>>>

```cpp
int wai_bench_mute_comm(wai_ctx *ctx, int on);
int wai_test_drop_partials(wai_ctx *ctx, int n);
int wai_test_drop_stream_wait(wai_ctx *ctx, int which);
int wai_test_device_memory(long long *allocations, long long *bytes);
int wai_test_pc_operator(wai_ctx *ctx, int spmv, const double *x, const double *x2, double alpha, int dot_mode,
                         const double *aux, int split, int fin_phase, const double *scal_in, double *z, double *scal_out);
int wai_pc_axpy_capable(wai_ctx *ctx);
int wai_test_partial_count(wai_ctx *ctx);
int wai_test_desc_templates(wai_ctx *ctx, int *bricks, int *rows);
enum { WAI_KV_DOT = 0, WAI_KV_DOTS, WAI_KV_WAXPY, WAI_KV_BCGS_P, WAI_KV_BCGS_S, WAI_KV_BCGS_XR, WAI_KV_BCGS_XRP,
       WAI_KV_BCGS_XRP_DERIVE, WAI_KV_SCALARS, WAI_KV_MDOT, WAI_KV_MAXPY_NORM, WAI_KV_SCALE_TO, WAI_KV_UPDATE_X };
int wai_test_krylov_vec(wai_ctx *ctx, int op, int variant, int n, int k, long long ld, long long len, double alpha,
                        double *vecs, double *basis, const double *coef, double *scal, double *post);
int wai_halo_size(wai_ctx *ctx, int dof, long long *bytes_sent, int *n_neighbours);

int wai_timer_start(wai_ctx *ctx);
int wai_timer_stop(wai_ctx *ctx, float *ms);
int wai_bench_kernel(wai_ctx *ctx, int which, int reps, float *ms_per_launch);
int wai_bcgs_composed(wai_ctx *ctx);
int wai_profile_enable(wai_ctx *ctx, int on);
int wai_profile_get(wai_ctx *ctx, int kclass, double *ms, long long *launches);
int wai_profile_reset(wai_ctx *ctx);

#ifdef __cplusplus
}
#endif
#endif
```

### waiwera_amd/csrc/context.hpp

```cpp
#pragma once
#include <hip/hip_runtime.h>
#include <string>
#include <type_traits>
#include <vector>
#include "../../include/waiwera_hip.h"
#include "devbuf.hpp"
#include "ilu_schedule.hpp"
#include "mesh_pattern.hpp"
#include "physics.hip.h"

namespace wai {

__host__ __device__ __forceinline__ size_t ell_ld(size_t n) {
  size_t ld = (n + 511) & ~(size_t)511;
  if ((ld & 262143) == 0) ld += 512;
  return ld;
}
__host__ __device__ __forceinline__ size_t ell_rows(int bs, size_t n) {
  if (bs >= 3) return ell_ld(n);
  return n;
}
__host__ __device__ __forceinline__ size_t ell_ix1(int bs, size_t n, int r, int k, size_t i) {
  if (bs >= 3) return ((i >> 6) * (size_t)(bs * bs) + (size_t)(r * bs + k)) * 64 + (i & 63);
  return ((size_t)r * n + i) * bs + k;
// ... 119 lines not shown
  std::vector<int> h_rowptr, h_colidx;
};

struct LinSys;
struct IluSchedule : ScheduleFacts {
  DevBuf<int> sub_ptr;
  DevBuf<int> sub_nlev;
  DevBuf<int> sub_split;
  DevBuf<int> row_info;
  DevBuf<unsigned long long> row_infow;
  DevBuf<double> fval;
  DevBuf<double> dinv;
  DevBuf<int> row_uoff;
  DevBuf<int> row_tslot;
  DevBuf<int> sub_int;
  DevBuf<int> sub_bnd;
  DevBuf<int> sub_order;
  DevBuf<int> row_uoffw;
  DevBuf<unsigned short> col16;
  DevBuf<int> sub_seg;
  DevBuf<int> t_info, t_uoff;
  DevBuf<unsigned short> t_col16;
  DevBuf<int> sub_desc;
  DevBuf<int> ord_f;
  DevBuf<int> ord_b;
  const LinSys* owner = nullptr;
};
inline int pc_threads(const IluSchedule& s) { return ((s.max_rows + 63) / 64) * 64; }

template <class F>
int with_bs(int bs, F&& f) {
  switch (bs) {
    case 1: f(std::integral_constant<int, 1>{}); return 0;
    case 2: f(std::integral_constant<int, 2>{}); return 0;
    case 3: f(std::integral_constant<int, 3>{}); return 0;
    case 4: f(std::integral_constant<int, 4>{}); return 0;
    default: return -1;
  }
}
template <class F>
void with_flag(bool flag, F&& f) {
  if (flag) f(std::true_type{});
  else f(std::false_type{});
}
template <class F>
int with_eos(int kind, F&& f) {
// ... 176 lines not shown
  wai::Network net;
  std::vector<int> src_gidx;
  int src_nglobal = 0;
  wai::Pattern pat;
  wai::LinSys flow, aux, coupled;
  wai::KrylovVecs kv, kv_coupled;
  wai::IluSchedule ilu;
  wai::LuBlocks lu;
  wai::Krylov ks;
  wai::Tracers tr;
  wai::Gather gat;
  wai::DevBuf<double> tr_bc, tr_inj, tr_rhsb;
  wai::DevBuf<double> flu, flu_last_iter, flu_last_step, flu_pert;
  wai::DevBuf<double> hstep;
  wai::DevBuf<double> w_y, w_yold, w_delta, w_f, w_lhs, w_a, w_b, w_c;
  wai::DevBuf<int> d_flags;
  wai::PinnedBuf<int> h_flags;
  wai::DevBuf<double> d_red;
  wai::PinnedBuf<double> h_red;
  wai::DevBuf<double> stage[4];
  size_t stage_len = 0;
  struct EnvSw {
    bool fin_separate = false; bool no_col16 = false; bool scalar_kernels = false; bool iluk_level_path = false;
    bool asm_unfused = false; bool no_desc_share = false;
  } env;
  int test_drop_wait = 0;
  int n_nbr = 0;
  std::vector<int> nbr_rank, send_ptr, recv_ptr;
  wai::DevBuf<int> d_send_idx; wai::DevBuf<double> d_sendbuf, d_recvbuf;
  int send_total = 0, max_dof_buf = 0;
  double fnorm0 = 0.0;
  int method = 0;
  double ratio = 0.0;
  wai::DevBuf<double> w_lhs2;
  int scheme = 0, taken = 0;
  double dt_last = 0.0;
  wai::DevBuf<double> w_hist;
  wai::DevBuf<double> w_hist_prev;
  double dt_last_prev = 0.0;
  bool can_reject = false;
  bool prof_on = false;
  bool last_iter_partial = false;
  double prof_ms[wai::KC_COUNT] = {0};
  long long prof_n[wai::KC_COUNT] = {0};
  std::string err;
  bool bc_set = false;
  int dbg = 0;
// ... 80 lines not shown
```

### waiwera_amd/csrc/ilu_schedule.hpp

```cpp
#pragma once
#include <algorithm>
#include <numeric>
#include <string>
#include <unordered_map>
#include <vector>

namespace wai {

struct ScheduleFacts {
  int nsub = 0, max_rows = 0, max_lev = 0;
  std::vector<int> sub;
  bool wide = false;
  bool diag_only = false;
  bool scaled = true;
  bool park = true;
  int max_nl = 0;
  int n_int = 0, n_bnd = 0;
  int max_ublocks = 0;
  int max_ublocks_w = 0;
  bool fast3 = false;
  int max_nlu = 0;
  bool rows_kernel = false;
  bool wave_kernel = false;
  int n_templates = 0, template_rows = 0;
  bool big = false;
  bool sublu = false;
  int nlev_f = 0, nlev_b = 0;
  std::vector<int> lev_f_ptr, lev_b_ptr;
};

struct HostSchedule : ScheduleFacts {
  std::vector<int> nlev;
  std::vector<int> info;
  std::vector<unsigned long long> infow;
  std::vector<int> uoff;
  std::vector<int> uoffw;
  std::vector<int> tslot;
  std::vector<int> split;
  std::vector<int> order;
  std::vector<int> sub_int, sub_bnd;
  std::vector<int> ord_f, ord_b;
  std::vector<unsigned short> c16;
  std::vector<int> seg;
  std::vector<int> t_info, t_uoff;
  std::vector<unsigned short> t_c16;
  std::vector<int> desc;
};

struct ScheduleOpts {
  bool ghosts = false;
  bool allow_wide = true, sublu = false, fill = false;
  int mesh_W = 0;
  bool box_faces = false;
  int max_seg = 8;
  bool ilu_general = false;
  int pc_rows = -1;
  bool pc_wave = true;
};

struct ScheduleCsr {
  const std::vector<int>& rowptr;
  const std::vector<int>& colidx;
  const int* row(int i) const { return colidx.data() + rowptr[i]; }
  int count(int i) const { return rowptr[i + 1] - rowptr[i]; }
};
struct ScheduleRows {
  std::vector<int> diag, lfirst, ulast, levf, levb;
  int max_nu = 0, nlf_all = 0, nlb_all = 0;
  bool offdiag_fill = false;
// ... 51 lines not shown
      const int k = row[q];
      const int* rk = A.row(k);
      const int* e = std::lower_bound(rk + r.diag[k] + 1, rk + r.ulast[k], i);
      const int r2 = (e < rk + r.ulast[k] && *e == i) ? (int)(e - rk) : 15;
      pack |= (r2 & 15) << (4 * p);
    }
    out.tslot[i] = pack;
    out.max_nl = std::max(out.max_nl, r.diag[i] - r.lfirst[i]);
  }
}

inline void sub_upper_offsets(int lo, int hi, ScheduleRows& r, HostSchedule& out) {
  int ucount = 0, ucountw = 0;
  for (int i = lo; i < hi; i++) {
    const int nL = r.diag[i] - r.lfirst[i], nU = r.ulast[i] - r.diag[i] - 1;
    if (nL > 3 || nU > 3 || r.lfirst[i] > 3 || r.diag[i] > 3) out.fast3 = false;
    out.max_nlu = std::max(out.max_nlu, std::max(nL, nU));
    out.uoff[i] = ucount;
    ucount += std::min(nU, 3);
    out.uoffw[i] = ucountw;
    ucountw += nU;
    r.max_nu = std::max(r.max_nu, nU);
  }
  out.max_ublocks = std::max(out.max_ublocks, ucount);
  out.max_ublocks_w = std::max(out.max_ublocks_w, ucountw);
}

inline void schedule_rows(const ScheduleCsr& A, int N, ScheduleRows& r, HostSchedule& out) {
  r.diag.resize(N); r.lfirst.resize(N); r.ulast.resize(N); r.levf.resize(N); r.levb.resize(N);
  for (int i = 0; i < N; i++) r.diag[i] = (int)(std::lower_bound(A.row(i), A.row(i) + A.count(i), i) - A.row(i));
  out.nlev.assign(out.nsub, 0);
  out.uoff.assign(N, 0); out.uoffw.assign(N, 0); out.tslot.assign(N, 0);
  out.fast3 = true;
  for (int sd = 0; sd < out.nsub; sd++) {
    const int lo = out.sub[sd], hi = out.sub[sd + 1];
    out.max_rows = std::max(out.max_rows, hi - lo);
    int nlf, nlb;
    sub_slots_and_levels(A, lo, hi, r, nlf, nlb);
    if (!r.offdiag_fill) r.offdiag_fill = sub_offdiag_fill(A, lo, hi, r);
    sub_tslot(A, lo, hi, r, out);
    sub_upper_offsets(lo, hi, r, out);
    out.nlev[sd] = (nlf & 0xffff) | (nlb << 16);
    out.max_lev = std::max(out.max_lev, std::max(nlf, nlb));
    r.nlf_all = std::max(r.nlf_all, nlf); r.nlb_all = std::max(r.nlb_all, nlb);
  }
}
// ... 142 lines not shown
}

inline void descriptor_templates(HostSchedule& out) {
  std::unordered_map<std::string, int> seen;
  auto bytes = [](const void* p, size_t n) { return std::string(static_cast<const char*>(p), n); };
  out.desc.resize(out.nsub);
  for (int sd = 0; sd < out.nsub; sd++) {
    const int lo = out.sub[sd], R = out.sub[sd + 1] - lo;
    const std::string key = bytes(&R, sizeof(int)) + bytes(out.info.data() + lo, sizeof(int) * R) +
                            bytes(out.uoff.data() + lo, sizeof(int) * R) +
                            bytes(out.c16.data() + (size_t)lo * 8, sizeof(unsigned short) * 8 * R);
    const auto it = seen.emplace(key, (int)out.t_info.size());
    if (it.second) {
      out.n_templates++;
      out.t_info.insert(out.t_info.end(), out.info.begin() + lo, out.info.begin() + lo + R);
      out.t_uoff.insert(out.t_uoff.end(), out.uoff.begin() + lo, out.uoff.begin() + lo + R);
      out.t_c16.insert(out.t_c16.end(), out.c16.begin() + (size_t)lo * 8, out.c16.begin() + (size_t)(lo + R) * 8);
    }
    out.desc[sd] = it.first->second;
  }
  out.template_rows = (int)out.t_info.size();
}

inline int build_host_schedule(const std::vector<int>& rowptr, const std::vector<int>& colidx, const std::vector<int>& sub,
                               int N, int W, int np, const ScheduleOpts& opts, HostSchedule& out, std::string& err) {
  out = HostSchedule();
  if (sub.empty() || sub.front() != 0 || sub.back() != N) { err = "sub_ptr must cover [0, n_owned]"; return -2; }
  if (!std::is_sorted(sub.begin(), sub.end())) { err = "sub_ptr not monotone"; return -2; }
  out.sub = sub;
  out.nsub = (int)sub.size() - 1;
  const ScheduleCsr A{rowptr, colidx};
  ScheduleRows r;
  schedule_rows(A, N, r, out);
  if (int e = schedule_descriptors(N, W, np, opts, r, out, err)) return e;
  launch_order(out);
  if (opts.ghosts) interior_and_face_lists(A, N, opts.box_faces, out);
  if ((out.big || out.wide) && !opts.sublu) level_sets(N, r, out);
  select_kernels(W, np, opts, r, out);
  if (out.rows_kernel) rows_split_record(A, W, out);
  if (park_serves(out, np) && col16_indices(A, N, W, opts.max_seg, out)) descriptor_templates(out);
  return 0;
}

}
```

### waiwera_amd/csrc/kernels_fused.hip

```cpp
#include "pc_generic.hip.h"
#include "pc_wide.hip.h"
#include "pc_park.hip.h"
#include "pc_rows.hip.h"
#include "pc_wave.hip.h"
#include "krylov_vec.hip.h"

namespace wai {

static inline int vgrid(int n) {
  int g = (n + TPB - 1) / TPB;
  return g > 1024 ? 1024 : (g < 1 ? 1 : g);
}

void read_env(wai_ctx* c) {
  c->env.fin_separate = getenv("WAI_FIN_SEPARATE") != nullptr;
  c->env.no_col16 = getenv("WAI_NO_COL16") != nullptr;
  c->env.scalar_kernels = getenv("WAI_BCGS_SCALAR_KERNELS") != nullptr;
  c->env.iluk_level_path = getenv("WAI_ILUK_LEVEL_PATH") != nullptr;
  c->env.asm_unfused = getenv("WAI_ASM_UNFUSED") != nullptr;
  c->env.no_desc_share = getenv("WAI_NO_DESC_SHARE") != nullptr;
}

int pc_kernel_kind(const wai_ctx* c, const Bcsr& J, const IluSchedule& s) {
  if (J.dg) return -1;
  if (s.wide) return 4;
  if (c->dbg) return 0;
  if (s.wave_kernel && J.bs >= 3) return 3;
  if (s.rows_kernel) return 2;
  if (park_serves(s, J.bs)) return 1;
  return 0;
}
static bool kind_composes(int kind) { return kind >= 1 && kind <= 3; }
bool pc_axpy_capable(const wai_ctx* c, const Bcsr& M) { return !c->ilu.big && kind_composes(pc_kernel_kind(c, M, c->ilu)); }
bool pc_axpy_default(const wai_ctx* c, const Bcsr& M) {
  if (c->ilu.big) return false;
  const int kind = pc_kernel_kind(c, M, c->ilu);
  return (kind == 1 && c->ilu.col16 && !c->env.no_col16) || kind == 3;
}
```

<<<

#### TO DO
Give the number of lines above that hold the word "void", and nothing more.

#### SOLVED PROBLEM
6